Les non résultats du Real découlent d’ailleurs de cette mauvaise saison de Zidane, d’abord blessé, puis convalescent, puis un peu convaincant, mais sans plus, puis un peu blessé... Dimanche soir il est entré en seconde mi-temps, la cheville douteuse, mais quand même entré, très applaudi. C’est lui qui transformera quelques minutes après le penalty du Real, avant de s’éteindre, progressivement, de s’éteindre et de boitiller, d’ailleurs. Mais de s’éteindre surtout. A quelques déviations près, pas grand-chose, l’image d’un joueur au bout de quelques rouleaux... Ce même joueur qui, au mois d’août dernier, était venu apporter un soutien psychologique à l’équipe de France, emmenant certains cadres avec lui, ramenant quelques piliers pour consolider l’édifice bleu, qui, du coup, sans vraiment convaincre pourtant, parvint à arracher son billet pour cette fameuse Coupe du monde, donc, qui sera la der des der, juré, pour zizou.

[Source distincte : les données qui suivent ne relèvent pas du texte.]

template <class Fr>
__global__ void k_prep_ext(Fr* __restrict__ ext, u32 ext_stride, const Fr* __restrict__ rs_kappas, u32 rs_stride,
                           u32 n_kappas, u32 batch, u32* __restrict__ c0, u32* __restrict__ c1, u32 nb0, u32 nb1) {
    u32 gt = blockIdx.x * blockDim.x + threadIdx.x, stride = gridDim.x * blockDim.x;
    for (u32 i = gt; i < nb0; i += stride) c0[i] = 0;
    for (u32 i = gt; i < nb1; i += stride) c1[i] = 0;
    if (gt >= batch) return;
    Fr* e = ext + (size_t)gt * ext_stride;
    const Fr* rk = rs_kappas + (size_t)gt * rs_stride;
    Fr r = fr_load(&rk[0]), s = fr_load(&rk[1]);
    fr_store(&e[0], r);
    fr_store(&e[1], s);
    fr_store(&e[2], Fr::mul(r, s));
    for (u32 i = 0; i < n_kappas; i++) fr_store(&e[3 + i], fr_load(&rk[2 + i]));
}

template <class Fr, class Fq, class Fq2>
__global__ void k_finish_ab(const XYZZ<Fq>* __restrict__ res_g1_all, const XYZZ<Fq2>* __restrict__ res_g2_all,
                            const Affine<Fq>* __restrict__ c1, const Affine<Fq2>* __restrict__ c2, const Fr* __restrict__ rs_all,
// ... 41 lines not shown
                Jac<Fq> e = Jac<Fq>::from_affine(q);
                tab[t][0] = e;
                HK_NOUNROLL for (int i = 2; i <= SPLIT_TABLE; i++) {
                    Jac<Fq> prev = (i & 1) ? tab[t][i - 2] : tab[t][i / 2 - 1];
                    e = (i & 1) ? jac_madd_ni(prev, q) : jac_dbl_ni(prev);
                    tab[t][i - 1] = e;
                }
                HK_NOUNROLL for (int d = ND - 1; d >= 0; d--) {
                    int dig = split_digit(m, d);
                    if (dig == 0 && acc.is_inf()) continue;
                    HK_NOUNROLL for (int r4 = 0; r4 < 4; r4++) acc = jac_dbl_ni(acc);
                    if (dig != 0) {
                        Jac<Fq> e2 = tab[t][(dig < 0 ? -dig : dig) - 1];
                        if (dig < 0) e2.y = Fq::neg(e2.y);
                        acc = jac_add_ni(acc, e2);
                    }
                }
            }
            part[t] = acc;
        }
        __syncthreads();
        if (t == 0) {
            Jac<Fq> sum = part[0];
            HK_NOUNROLL for (int i = 1; i < 4; i++) sum = jac_add_ni(sum, part[i]);
            XYZZ<Fq> Cc = XYZZ<Fq>::inf();
            if (!sum.is_inf()) {
                Cc.x = sum.x; Cc.y = sum.y;
                Cc.zz = Fq::sqr(sum.z);
                Cc.zzz = Fq::mul(Cc.zz, sum.z);
            }
            st_vec(part_c, ec_madd_ni(ec_add_ni(Cc, ld_vec(&res_g1[2])), ld_vec(&c1[4])));
        }
    }
}

static_assert(HK_PROVE_BATCH_CHUNK <= 64, "k_finish_c covers a chunk with one wave");
template <class Fq>
__global__ void __launch_bounds__(64) k_finish_c(const XYZZ<Fq>* __restrict__ part_c, const XYZZ<Fq>* __restrict__ res_g1_all,
                                                 Affine<Fq>* __restrict__ out_c, u32 batch) {
    const u32 pr = threadIdx.x;
    if (pr >= batch) return;
    XYZZ<Fq> Cc = ec_add_ni(ld_vec(&part_c[pr]), ld_vec(&res_g1_all[4 * (size_t)pr + 3]));
    st_vec(&out_c[pr], ec_to_affine(Cc));
}

template <class C>
size_t Ops<C>::finish_private_bytes() {
    size_t ab = hk_private_bytes_of((const void*)k_finish_ab<Fr, Fq, Fq2>);
    size_t c = hk_private_bytes_of((const void*)k_finish_c<Fq>);
    size_t hb = HBasis<C>::private_bytes();
    return std::max(std::max(ab, c), hb);
}

template <class C>
hk_status Ops<C>::commit(hk_ctx* ctx, const hk_pk* h, size_t stage, const void* w, size_t n,
                         const void* kappa, void* out) {
    if (h->ctx != ctx) return HK_ERR_ARG;
    PkImpl<C>* pk = (PkImpl<C>*)h->impl;
    if (stage >= pk->n_stages) return HK_ERR_ARG;
    if (n + 1 != pk->ck_n[stage]) return HK_ERR_LEN;
    if (n && !w) return HK_ERR_ARG;
    if ((n + 1) * EndoOf<Fq>::K <= SPLIT_MAX_LANES && !is_device_ptr(out) && !getenv("HK_MSM_NO_SMALL"))
        return commit_batch(ctx, h, stage, w, n, kappa, 1, out);
    LaneGuard g(ctx);
    Lane* L = g.lane;
    if (!L) return HK_ERR_DEVICE;
    OneMsm<Fq> msm{false, &pk->plan_ck[stage], (u32)(n + 1)};
    Fr* sc;
    HK_TRY(L->carve([&](Carve& c) { sc = c.n<Fr>(n + 1); msm.carve(c); }));
    hipStream_t s = L->stream;
    bool prof = ctx->profiling;
    if (prof) HK_HIP(hipEventRecord(L->ev[0], s));
    if (n) HK_HIP(hipMemcpyAsync(sc, w, n * sizeof(Fr), h2d_kind(w), s));
    HK_HIP(hipMemcpyAsync(sc + n, kappa, sizeof(Fr), hipMemcpyHostToDevice, s));
    HK_TRY(msm.run(s, pk->ck_tab[stage], sc, 1, out, hipMemcpyDeviceToHost, prof ? L->ev[20] : nullptr, prof ? L->ev[21] : nullptr));
    if (prof) HK_HIP(hipEventRecord(L->ev[1], s));
    HK_TRY(L->settle());
    if (prof) {
        memset(&L->timings, 0, sizeof(L->timings));
        L->timings.total_ms = ev_ms(L->ev[0], L->ev[1]);
        L->timings.accum_kernel_ms = ev_ms(L->ev[20], L->ev[21]);
        L->timings.accum_kernel_launches = 1;
    }
    return HK_OK;
}

template <class C>
hk_status Ops<C>::commit_batch(hk_ctx* ctx, const hk_pk* h, size_t stage, const void* w, size_t n, const void* kappas,
                               size_t batch, void* out) {
    if (h->ctx != ctx) return HK_ERR_ARG;
    PkImpl<C>* pk = (PkImpl<C>*)h->impl;
    if (stage >= pk->n_stages) return HK_ERR_ARG;
    if (n + 1 != pk->ck_n[stage]) return HK_ERR_LEN;
    if (batch == 0) return HK_OK;
    if ((n && !w) || !kappas || !out) return HK_ERR_ARG;
    const size_t seg = n + 1, tot = seg * batch;
    if (tot * EndoOf<Fq>::K > SPLIT_MAX_LANES || is_device_ptr(kappas) || getenv("HK_MSM_NO_SMALL")) {
        if (is_device_ptr(kappas) || is_device_ptr(out)) return HK_ERR_ARG;
        for (size_t b = 0; b < batch; b++)
            HK_TRY(commit(ctx, h, stage, n ? (const char*)w + b * n * sizeof(Fr) : nullptr, n, (const char*)kappas + b * sizeof(Fr),
                          (char*)out + b * sizeof(Affine<Fq>)));
        return HK_OK;
    }
    LaneGuard g(ctx);
    Lane* L = g.lane;
    if (!L) return HK_ERR_DEVICE;
    Fr* sc;
    XYZZ<Fq>*xy, *tab, *res;
    Fq* pref;
    Affine<Fq>* aff;
    HK_TRY(L->carve([&](Carve& c) {
        sc = c.n<Fr>(tot);
        xy = c.n<XYZZ<Fq>>(tot);
        tab = (XYZZ<Fq>*)c.take(endo_tab_bytes<Fq>(tot));
        res = c.n<XYZZ<Fq>>(batch);
        pref = c.n<Fq>(batch);
        aff = c.n<Affine<Fq>>(batch);
    }));
    hipStream_t s = L->stream;
    bool prof = ctx->profiling;
    if (prof) HK_HIP(hipEventRecord(L->ev[0], s));
    if (n) HK_HIP(hipMemcpy2DAsync(sc, seg * sizeof(Fr), w, n * sizeof(Fr), n * sizeof(Fr), batch, h2d_kind(w), s));
    HK_HIP(hipMemcpy2DAsync(sc + n, seg * sizeof(Fr), kappas, sizeof(Fr), sizeof(Fr), batch, hipMemcpyHostToDevice, s));
    HK_TRY(MsmRun<Fq>::small_msm_rows(s, pk->ck_tab[stage], sc, (u32)seg, (u32)batch, tab, xy, res));
    HK_TRY(MsmRun<Fq>::batch_affine(s, res, aff, pref, (u32)batch));
    HK_HIP(hipMemcpyAsync(out, aff, batch * sizeof(Affine<Fq>), is_device_ptr(out) ? hipMemcpyDeviceToDevice : hipMemcpyDeviceToHost, s));
    if (prof) HK_HIP(hipEventRecord(L->ev[1], s));
    HK_TRY(L->settle());
    if (prof) {
        memset(&L->timings, 0, sizeof(L->timings));
        L->timings.total_ms = ev_ms(L->ev[0], L->ev[1]);
    }
    return HK_OK;
}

Que lui souhaiter ? Une bonne retraite, une bonne Coupe du monde, de bons contrats publicitaires, les Jeux olympiques pour Marseille en 2020 ? Une bonne montée des marches ? Commencée à Cannes, sa carrière s’y terminera presque, grande transversale de Zidane-joueur à Zidane-presque « acteur », de la réalité à une réalité devenue fiction. D’un festival l’autre, la boucle est bouclée.